# How many Tivo owners watch The Gadget Show



## tonywalk (Sep 10, 2002)

Basically it's as the title says.

If you own a Tivo, do you watch The Gadget Show (Channel 5, Mondays, 8pm) or not.

Please don't vote if you don't have a Tivo as this will make the poll useless rather than just frivolous.


----------



## katman (Jun 4, 2002)

There should be a third option for "occasionally - but Im usually too busy watching things that Tivo recorded for me" LOL

I used to watch it but got fed up with it so have voted NO.


----------



## mikerr (Jun 2, 2005)

I voted yes, with season pass.

Has there ever been a "post your season passes" thread ?


----------



## tenwiseman (Dec 3, 2006)

Yes, me too with a season pass.

However, TiVo is great as ye can zip through the competitions, non-interesting reviews and daft challenges, and take in the glory of watching the end credits...


----------



## steford (Oct 9, 2002)

Was good a few years back until it went all Top Gear and they just ended up blowing or smashing gadgets up to see how tough they were. Not watched it for several years now. Shame.


----------



## cwaring (Feb 12, 2002)

Yes, but having a Tivo is not related


----------



## RichardJH (Oct 7, 2002)

tenwiseman said:


> Yes, me too with a season pass.
> 
> However, TiVo is great as ye can zip through the competitions, non-interesting reviews and daft challenges, and take in the glory of watching the end credits...

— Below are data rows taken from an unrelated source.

extern "C" int pya_score_one(pya_handle *h, const double *mz, const double *inten, uint64_t n_peaks, const uint8_t *pep,
                             uint64_t L, int32_t n_of_mod, int32_t max_charge, const uint32_t *aux_pos, const float *aux_mass,
                             uint64_t n_aux, uint32_t flags, const pya_results *out) {
    if (!h || !out) return PYA_ERR_ARG;
    const auto t_in = std::chrono::steady_clock::now();
    h->err.clear();
    h->err_index = -1;
    h->last_status.clear();
    h->evid_valid = false;
    h->ions_valid = false;
    h->sites_valid = false;
    h->probs_valid = false;
    h->ranked_valid = false;
    h->rollup_valid = false;
    h->mzp_valid = false;
    h->quant_valid = false;
    h->pform_valid = false;
    h->pfq_valid = false;
    h->cov_valid = false;
    if (flags & PYA_FLAG_COVERAGE)
        return h->fail(PYA_ERR_ARG, -1, "pya_score_one does not take PYA_FLAG_COVERAGE: score the PSM as a batch of one (pya_score_batch)");
    if (flags & PYA_FLAG_EVIDENCE)
        return h->fail(PYA_ERR_ARG, -1, "pya_score_one does not take PYA_FLAG_EVIDENCE: score the PSM as a batch of one (pya_score_batch)");
    if (flags & PYA_FLAG_IONS)
        return h->fail(PYA_ERR_ARG, -1, "pya_score_one does not take PYA_FLAG_IONS: score the PSM as a batch of one (pya_score_batch)");
    if (flags & PYA_FLAG_SITES)
        return h->fail(PYA_ERR_ARG, -1, "pya_score_one does not take PYA_FLAG_SITES: score the PSM as a batch of one (pya_score_batch)");
    if (flags & PYA_FLAG_PROBS)
        return h->fail(PYA_ERR_ARG, -1, "pya_score_one does not take PYA_FLAG_PROBS: score the PSM as a batch of one (pya_score_batch)");
    if (flags & PYA_FLAG_RANKED)
        return h->fail(PYA_ERR_ARG, -1, "pya_score_one does not take PYA_FLAG_RANKED: score the PSM as a batch of one (pya_score_batch)");
    if (flags & PYA_FLAG_PEPTIDOFORMS)
        return h->fail(PYA_ERR_ARG, -1, "pya_score_one does not take PYA_FLAG_PEPTIDOFORMS: score the PSM as a batch of one (pya_score_batch)");
    if (flags & PYA_FLAG_QUANT)
        return h->fail(PYA_ERR_ARG, -1, "pya_score_one does not take PYA_FLAG_QUANT: score the PSM as a batch of one (pya_score_batch)");
    if (flags & PYA_FLAG_PFORM_QUANT)
        return h->fail(PYA_ERR_ARG, -1, "pya_score_one does not take PYA_FLAG_PFORM_QUANT: score the PSM as a batch of one (pya_score_batch)");
    if (flags & PYA_FLAG_MZ_PROFILE)
        return h->fail(PYA_ERR_ARG, -1, "pya_score_one does not take PYA_FLAG_MZ_PROFILE: score the PSM as a batch of one (pya_score_batch)");
    if (flags & PYA_FLAG_RECALIBRATE)
        return h->fail(PYA_ERR_ARG, -1, "pya_score_one does not take PYA_FLAG_RECALIBRATE: score the PSM as a batch of one (pya_score_batch)");
    if (flags & PYA_FLAG_ROLLUP)
        return h->fail(PYA_ERR_ARG, -1, "pya_score_one does not take PYA_FLAG_ROLLUP: score the PSM as a batch of one (pya_score_batch)");
    if (h->kn.no_tiny) return PYA_ERR_STATE;
    if (!mz || !inten || !pep) return h->fail(PYA_ERR_ARG, -1, "NULL array");
    if (!out->best_score || !out->best_sig || !out->n_sig || !out->ascores || !out->alt_mask)
        return h->fail(PYA_ERR_ARG, -1, "NULL array in results");
    if (n_aux && (!aux_pos || !aux_mass)) return h->fail(PYA_ERR_ARG, -1, "NULL fixed-modification arrays");
    char msg[kPsmMsg];
    uint32_t ns = 0, per_type = 0;
    uint64_t N = 0;
    int code = check_psm_shape(h, 0, (int64_t)n_peaks, (int64_t)L, n_of_mod, max_charge, pep, aux_pos, (int64_t)n_aux, &ns, msg);
    if (!code) code = check_psm_limits(h, 0, (int64_t)L, n_of_mod, max_charge, ns, &N, &per_type, msg);
    if (code) return h->fail(code, 0, "%s", msg);
    if (h->all_general() || n_peaks > PYA_FAST_PEAKS || L > PYA_FAST_PEPTIDE_LEN || N > PYA_FAST_SIGNATURES || per_type > PYA_FAST_FRAGMENTS_PER_TYPE) return PYA_ERR_STATE;
    if (n_aux > PYA_ONE_MAX_AUX || (uint32_t)n_of_mod > 64u) return PYA_ERR_STATE;
    if (out->max_k < (uint32_t)std::max(n_of_mod, 1)) return h->fail(PYA_ERR_ARG, -1, "results.max_k is smaller than n_of_mod");
    HIPCHK(h, hipSetDevice(h->device));
    int rc = sync_config(h);
    if (rc) return rc;
    uint32_t ooff = 0;
    if (N) {
        uint32_t &co = h->shape_cache[ns][n_of_mod];
        if (co == 0xffffffffu) co = shape_offset(h, ns, (uint32_t)n_of_mod);
        ooff = co;
    }
    rc = ensure_lut(h, per_type * (uint32_t)h->cfg.n_types);
    if (rc) return rc;
    rc = upload_shared_tables(h);
    if (rc) return rc;
    rc = one_prepare(h, (uint32_t)N);
    if (rc) return rc;
    pya_handle::One &o = h->one;
    const auto t_copy = std::chrono::steady_clock::now();
    std::memcpy(o.host + kOneMz, mz, (size_t)n_peaks * 8);
    std::memcpy(o.host + kOneInt, inten, (size_t)n_peaks * 8);
    OneMeta &m = o.meta;
    std::memset(&m, 0, sizeof m);
    std::memcpy(m.pep, pep, (size_t)L);
    m.n_peaks = (uint32_t)n_peaks;
    m.L = (uint32_t)L;
    m.n_aux = (uint32_t)n_aux;
    m.n_sig = (uint32_t)N;
    m.order_off = ooff;
    m.seq = ++o.seq ? o.seq : ++o.seq;
    m.n_of_mod = n_of_mod;
    m.max_charge = max_charge;
    m.n_sites = ns;
    for (uint64_t a = 0; a < n_aux; a++) {
        m.aux_pos[a] = aux_pos[a];
        m.aux_mass[a] = aux_mass[a];
    }
    pack_desc_tail(L, n_aux, n_of_mod, ns, max_charge, (uint32_t)N, ooff, m.desc);
    o.have_last = true;
    const uint32_t mk = out->max_k;
    if (mk > 64) return PYA_ERR_STATE;
    const auto t_run = std::chrono::steady_clock::now();
    o.t_sum[0] += std::chrono::duration<double>(t_copy - t_in).count();
    o.t_sum[1] += std::chrono::duration<double>(t_run - t_copy).count();
    rc = one_run(h, (flags & PYA_FLAG_KEEP) != 0, mk);
    if (rc) return rc;
    const auto t_out = std::chrono::steady_clock::now();
    const int32_t st = *(const int32_t *)(o.host + kOneStatus);
    rc = check_status(h, &st, 1, false);
    if (rc) return rc;
    out->best_score[0] = *(const float *)(o.host + kOneBest);
    out->n_sig[0] = *(const int32_t *)(o.host + kOneBest + 8);
    out->best_sig[0] = *(const uint64_t *)(o.host + kOneBest + 16);
    std::memcpy(out->ascores, o.host + kOneAsc, (size_t)mk * 4);
    std::memcpy(out->alt_mask, o.host + kOneAlt, (size_t)mk * 8);
    o.t_sum[4] += std::chrono::duration<double>(std::chrono::steady_clock::now() - t_out).count();
    for (int i = 0; i < 4; i++) o.t_dev[i] += 1e-8 * (double)*(const int32_t *)(o.host + kOneStatus + 8 + 4 * i);
    o.t_cycles += (double)*(const int32_t *)(o.host + kOneStatus + 24);
    o.t_calls++;
    return PYA_OK;
}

I agree entirely. I guess Suzi Perry makes up for some of the rubbish programming


----------



## iankb (Oct 9, 2000)

tonywalk said:


> Please don't vote if you don't have a Tivo as this will make the poll useless rather than just frivolous.


Didn't vote, since I now use Windows 7 Media Center.

However, the principle of having to fast forward through most of the rubbish content stands, whichever PVR one uses.

Given the diminishing size of the advert breaks, I presume that they are running on a reduced budget, with most funding probably coming from their 'lotteries' for ridiculously-large collections of mostly-redundant products. Why does one need every make of console?


----------



## cyril (Sep 5, 2001)

iankb said:


> Why does one need every make of console?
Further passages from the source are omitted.